Fred’s eyes slide to the right, toward the triptych of pen-and-ink drawings by Aaron Sopher, city scenes that Lu and Gabe once had in their dining room. They don’t really fit in her father’s house-our house, she reminds herself-and she likes having them in her workplace. There’s an energy in Sopher’s economical line drawings that gives her a lift. She’s a city person at heart, like her mother. Her life in the suburbs is an accident of birth. And death.
“My client wants to go to trial. Because he intends to walk.”
“I hope you’ve told him that changing to a plea of not criminally responsible doesn’t mean he won’t do serious time.”
“He understands that. And you know, for all his, uh, issues, he’s actually kind of brilliant. But between his learning disabilities and his claustrophobia-”
“Learning disabilities-please. He got into Bennington, Fred.”
“Which didn’t require standardized tests. And he dropped out freshman year because of depression. But no, he’s not crazy enough, cuckoo Froot Loops crazy. In fact, he’s looked at his case pretty rationally and he believes he has an excellent chance for an acquittal.”
“And what advice do you, as a lawyer, give your client, Fred? I have to think that your legal acumen is better than his, no matter how smart or rational he might be.”

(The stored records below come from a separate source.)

int gsage_pool_merge_bwd(const void *Hprev, int dtype, int64_t ldh, const float *DX, int64_t ldx, int64_t r_x,
                         const float *DN, int64_t ldn, int64_t r0, void *dH, int64_t ldo, int64_t R,
                         int32_t D, void *stream);

int gsage_attn_aggregate(const float *na, int64_t na_ld, const float *xa, int64_t xa_ld,
                         const void *table, int dtype, int64_t ld, const int64_t *ids, int64_t M,
                         int32_t n, int64_t Ha, int64_t D, float *agg, int64_t agg_ld, float *ws,
                         void *stream);
int gsage_attn_aggregate_lp(const float *na, int64_t na_ld, const float *xa, int64_t xa_ld, const void *table,
                            int dtype, int64_t ld, const int64_t *ids, int64_t M, int32_t n, int64_t Ha, int64_t D,
                            float *agg, int64_t agg_ld, float *ws, void *agg_lp, int64_t agg_lp_ld, void *stream);
int gsage_attn_mlp2_fwd(const void *hid, int dtype, int64_t ldh, const void *W2, int64_t ldw, float *a, int64_t lda,
                        int64_t M, int32_t Ha, void *stream);
int gsage_attn_mlp2_bwd(const float *dan, int64_t ldn, const float *dax, int64_t ldx, const void *hid, int dtype,
                        int64_t ldh, const void *W2T, int64_t ldw, void *da, int64_t ldda, void *dhid, int64_t lddh,
                        int64_t M, int32_t Ha, void *stream);
int gsage_attn_bwd(const float *g, int64_t g_ld, const float *ws, const float *na, int64_t na_ld,
                   const float *xa, int64_t xa_ld, const void *table, int dtype, int64_t ld,
                   const int64_t *ids, int64_t M, int32_t n, int64_t Ha, int64_t D, float *dna,
                   int64_t dna_ld, float *dxa, int64_t dxa_ld, void *stream);

int gsage_attn_fused_ok(int dtype, int64_t ld, int64_t D, int32_t n, int64_t Ha);
int gsage_attn_fused_fwd(const void *table, int dtype, int64_t ld, const int64_t *ids, int64_t row0, const void *W0,
                         int64_t ldw0, const void *W2, int64_t ldw2, const float *xa, int64_t xa_ld, int64_t M,
                         int32_t n, int64_t D, void *hid, int64_t hid_ld, float *a, int64_t a_ld, float *ws, void *agg_lp,
                         int64_t lp_ld, void *stream);
int gsage_attn_fused_bwd(const void *table, int dtype, int64_t ld, const int64_t *ids, int64_t row0, const void *W2T,
                         int64_t ldw2t, const float *g, int64_t g_ld, const float *ws, const float *na, int64_t na_ld,
                         const float *xa, int64_t xa_ld, const void *hid, int64_t hid_ld, int64_t M, int32_t n, int64_t D,
                         void *da, int64_t da_ld, void *dhid, int64_t dhid_ld, float *dxa, int64_t dxa_ld, void *stream);

int gsage_prep_rows_ok(int dtype, int64_t E);
int gsage_prep_rows_fwd(const float *table, int64_t ldt, const int64_t *ids, int64_t n_seed, int64_t spare, const void *W,
                        int64_t ldw, const float *bias, int64_t M, int64_t E, void *eraw, int64_t lde, void *out,
                        int64_t ldo, void *stream);
int gsage_prep_rows_bwd(const void *dhid, int64_t lddh, const void *W0T, int64_t ldw0t, const float *DATT, int64_t ldatt,
                        const float *DX, int64_t ldx, int64_t r_x, const float *DAGG, int64_t ldagg, const float *ws,
                        int32_t n_hops, const int64_t *off, const int32_t *fan, int64_t R, int64_t E, void *din0,
                        int64_t ldd, float *bias_part, int32_t n_part, const void *WpT, int64_t ldwpt, const int64_t *ids,
                        int64_t n_seed, int64_t spare, float *g_table, int64_t ldg, float *deraw, int64_t ldde,
                        void *stream);
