# PacificBiosciences/ccs

Hardware: AMD Instinct MI355X
Metric: ZMWs/sec (HiFi reads/sec), 10-pass x 10 kb synthetic (higher is better)
Workload: dtype f32

## Files before the change

ccs_amd/csrc/ccsx_api.cpp:

```cpp
#include <hip/hip_runtime.h>

#include <algorithm>
#include <cmath>
#include <cstdio>
#include <cstdlib>
#include <cstring>
#include <mutex>
#include <string>
#include <vector>

#include "ccsx.h"
#include "ccsx_internal.h"
#include "ccsx_kernels.h"

#define HIPTRY(expr)                                                                                           \
    do {                                                                                                       \
        hipError_t e_ = (expr);                                                                                \
        if (e_ != hipSuccess) {                                                                                \
            ccsx_set_error(std::string(#expr) + ": " + hipGetErrorString(e_));                                 \
            return -2;                                                                                         \
        }                                                                                                      \
    } while (0)

#define CCSX_SLOTS 3
// ... 909 lines not shown
}
int ccsx_polish_batch(ccsx_handle h, const ccsx_batch *b, const ccsx_drafts *drafts, ccsx_results *res, uint32_t flags)
{
    ccsx_ticket t;
    if (int rc = ccsx_submit_polish(h, b, drafts, res, flags, &t)) return rc;
    return ccsx_wait(h, t);
}

static Slot *slot_of(ccsx_handle h, ccsx_ticket t)
{
    if (!h || t < 0) return nullptr;
    Slot &S = h->slot[t % CCSX_SLOTS];
    return S.ticket == t ? &S : nullptr;
}

int ccsx_wait(ccsx_handle h, ccsx_ticket ticket)
{
    Slot *S = slot_of(h, ticket);
    if (!S) { ccsx_set_error("ccsx_wait: unknown or recycled ticket"); return -1; }
    HIPTRY(hipSetDevice(h->device));
    return retire(h, *S);
}

int ccsx_poll(ccsx_handle h, ccsx_ticket ticket)
{
    Slot *S = slot_of(h, ticket);
    if (!S) { ccsx_set_error("ccsx_poll: unknown or recycled ticket"); return -1; }
    const hipError_t e = hipEventQuery(S->ev_done);
    if (e == hipErrorNotReady) return 0;
    if (e != hipSuccess) { ccsx_set_error(std::string("ccsx_poll: ") + hipGetErrorString(e)); return -2; }
    HIPTRY(hipSetDevice(h->device));
    return retire(h, *S) ? -2 : 1;
}

int ccsx_ticket_timings(ccsx_handle h, ccsx_ticket ticket, ccsx_timings *t)
{
    Slot *S = slot_of(h, ticket);
    if (!S || !t || !(S->ran || S->tm_ok)) { ccsx_set_error("ccsx_ticket_timings: unknown ticket"); return -1; }
    if (S->tm_ok) { *t = S->tm; return 0; }
    HIPTRY(hipSetDevice(h->device));
    return slot_timings(h, *S, t);
}

static int upload_impl(ccsx_handle h, const ccsx_batch *b, bool pile, bool tandem = false, int min_tandem = 0)
{
    if (!h) { ccsx_set_error("ccsx_upload: null handle"); return -1; }
    HIPTRY(hipSetDevice(h->device));
    for (auto &S : h->slot) if (int rc = retire(h, S)) return rc;
    Slot &S = h->slot[0];
    S.ticket = -1;
    const int rc = stage(h, S, b, h->s_comp, pile, tandem, min_tandem);
    if (rc) { S.staged = false; return rc; }
    S.mode = CCSX_RUN_FUSED;
    HIPTRY(hipStreamSynchronize(h->s_comp));
    h->last = 0;
    return 0;
}
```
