# inkandswitch/peritext

Measured on NVIDIA H100. Metric: ops merged/sec across batch, higher is better.
Workload: dtype u32

## Files before the change

### peritext_b200/csrc/engine.cu

```cuda
#include <algorithm>
#include <atomic>
#include <cstdlib>
#include <cstring>
#include <initializer_list>
#include <string>
#include <thread>
#include <utility>
#include <vector>

#include "merge_kernel.cuh"
#include "warp_kernel.cuh"
#include "patch_kernel.cuh"
#include "patch_large_kernel.cuh"
#include "team_kernel.cuh"
#include "render_kernel.cuh"
#include "patch_json_kernel.cuh"
#include "append_kernel.cuh"
#include "change_kernel.cuh"
#include "exchange_kernel.cuh"
#include "changes_json_kernel.cuh"
#include "upload_kernel.cuh"
#include "scan_kernel.cuh"
#include "admit_kernel.cuh"
#include "query_kernel.cuh"
// ... 60 lines not shown

struct pt_batch {
    int device = 0;
    cudaStream_t stream = nullptr;
    int num_sms = 0;
    pt_limits limits{};
    bool have_batch = false, merged = false;
    bool patch_pool_changed = false;
    bool patch_window_changed = false;
    uint32_t n_logs = 0;
    uint64_t n_insdel = 0, n_mark = 0;
    std::vector<pt_log_desc> h_desc;
    ptp::Plan plan;
    DevBuf d_runs, d_tokens, d_run_off, d_tok_off, d_cins, d_cmarks;
    DevBuf d_desc, d_insdel, d_marks, d_order, d_counters, d_results, d_text_off, d_span_off, d_text, d_spans, d_pool, d_slab, d_retry, d_seq;
    DevBuf d_bsum, d_ctoff, d_csoff, d_ctext, d_cspans;
    DevBuf d_cdesc, d_changes, d_deps, d_admit;
    std::vector<pt_change_desc> h_cdesc;
    uint64_t n_changes = 0, n_deps = 0;
    DevBuf d_patch_recs, d_patch_items, d_patch_status;
    DevBuf d_patch_first;
    DevBuf d_large_cand, d_large_scratch;
    HostBuf h_patch_recs, h_patch_items, h_patch_status, h_patch_misc, h_patch_first;
    DevBuf d_jval, d_jvoff, d_jlink, d_jloff, d_jcom, d_jcoff;
    JsonBufs spans_json, patches_json;
    JsonBufs changes_json;
    HostBuf h_cj_status;
    DevBuf d_picnt, d_piseg, d_pibsum, d_pitmp, d_pisorted;
    uint64_t patch_cap = 0;
    bool have_changes = false;
    uint32_t adm_maxR = 1;
    const pt_insdel_rec* dp_insdel = nullptr;
    const pt_mark_rec* dp_marks = nullptr;
    HostBuf h_stage, h_results, h_text, h_spans, h_pool, h_misc, h_seq, h_ctoff, h_csoff;
    HostBuf h_chg_status, h_chg_desc, h_chg_insdel, h_chg_marks;
    HostBuf h_xch_totals, h_xch_status, h_xch_off, h_xch_delivered, h_xch_desc;
    bool have_actors = false;
    DevBuf d_anames, d_aoff, d_afirst;
    std::vector<uint64_t> h_afirst, h_abyte;
    std::vector<char> h_adense;
    HostBuf h_act_data, h_act_off, h_act_first;
    HostBuf h_syn_totals, h_syn_status, h_syn_off, h_syn_aoff, h_syn_amap;
    HostBuf h_add_totals, h_add_rank, h_add_aoff, h_add_amap;
    cudaEvent_t ev0 = nullptr, ev1 = nullptr;
    cudaStream_t side = nullptr, launch_stream = nullptr;
    cudaEvent_t ev_fork = nullptr, ev_join = nullptr;
    uint64_t launches = 0;
    cudaGraphExec_t graph_exec = nullptr;
    bool graph_ok = false, graph_tried = false;
    uint32_t merges_since_upload = 0;
    bool dl_begun = false;
    uint32_t kernels_per_merge = 0;
    uint64_t pool_used_host = 0;
};

namespace {

DevCounters* counters(const pt_batch* b) { return (DevCounters*)b->d_counters.p; }

void drop_graph(pt_batch* b) {
    if (b->graph_exec) cudaGraphExecDestroy(b->graph_exec);
    b->graph_exec = nullptr; b->graph_ok = false; b->graph_tried = false; b->merges_since_upload = 0;
}
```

Sitting opposite her former boss, in what was his office less than two months ago-it’s like a perverse job evaluation. Do you think you can beat me, Fred? On this case, with these facts? What would you have done, Fred? He offered murder two because that’s what he would have taken. Fred wouldn’t have gone to the scene. Fred wouldn’t have told the cops to make sure to grab the bedspread because it was mussed.
“I would be willing to tell him that murder two and ten years would be a pretty good deal.”
“No way.”
“Then we’ve got a trial.”
“Yes, we do. Still intent on invoking Hicks?”
“My client wants to get in there as soon as possible. Really, it’s almost inhuman to keep him confined.”
It’s inhuman to beat a woman to death for no crime greater than walking into her own bedroom.
“Let me ask you this, Fred-what makes Drysdale so confident that I can’t win this case?”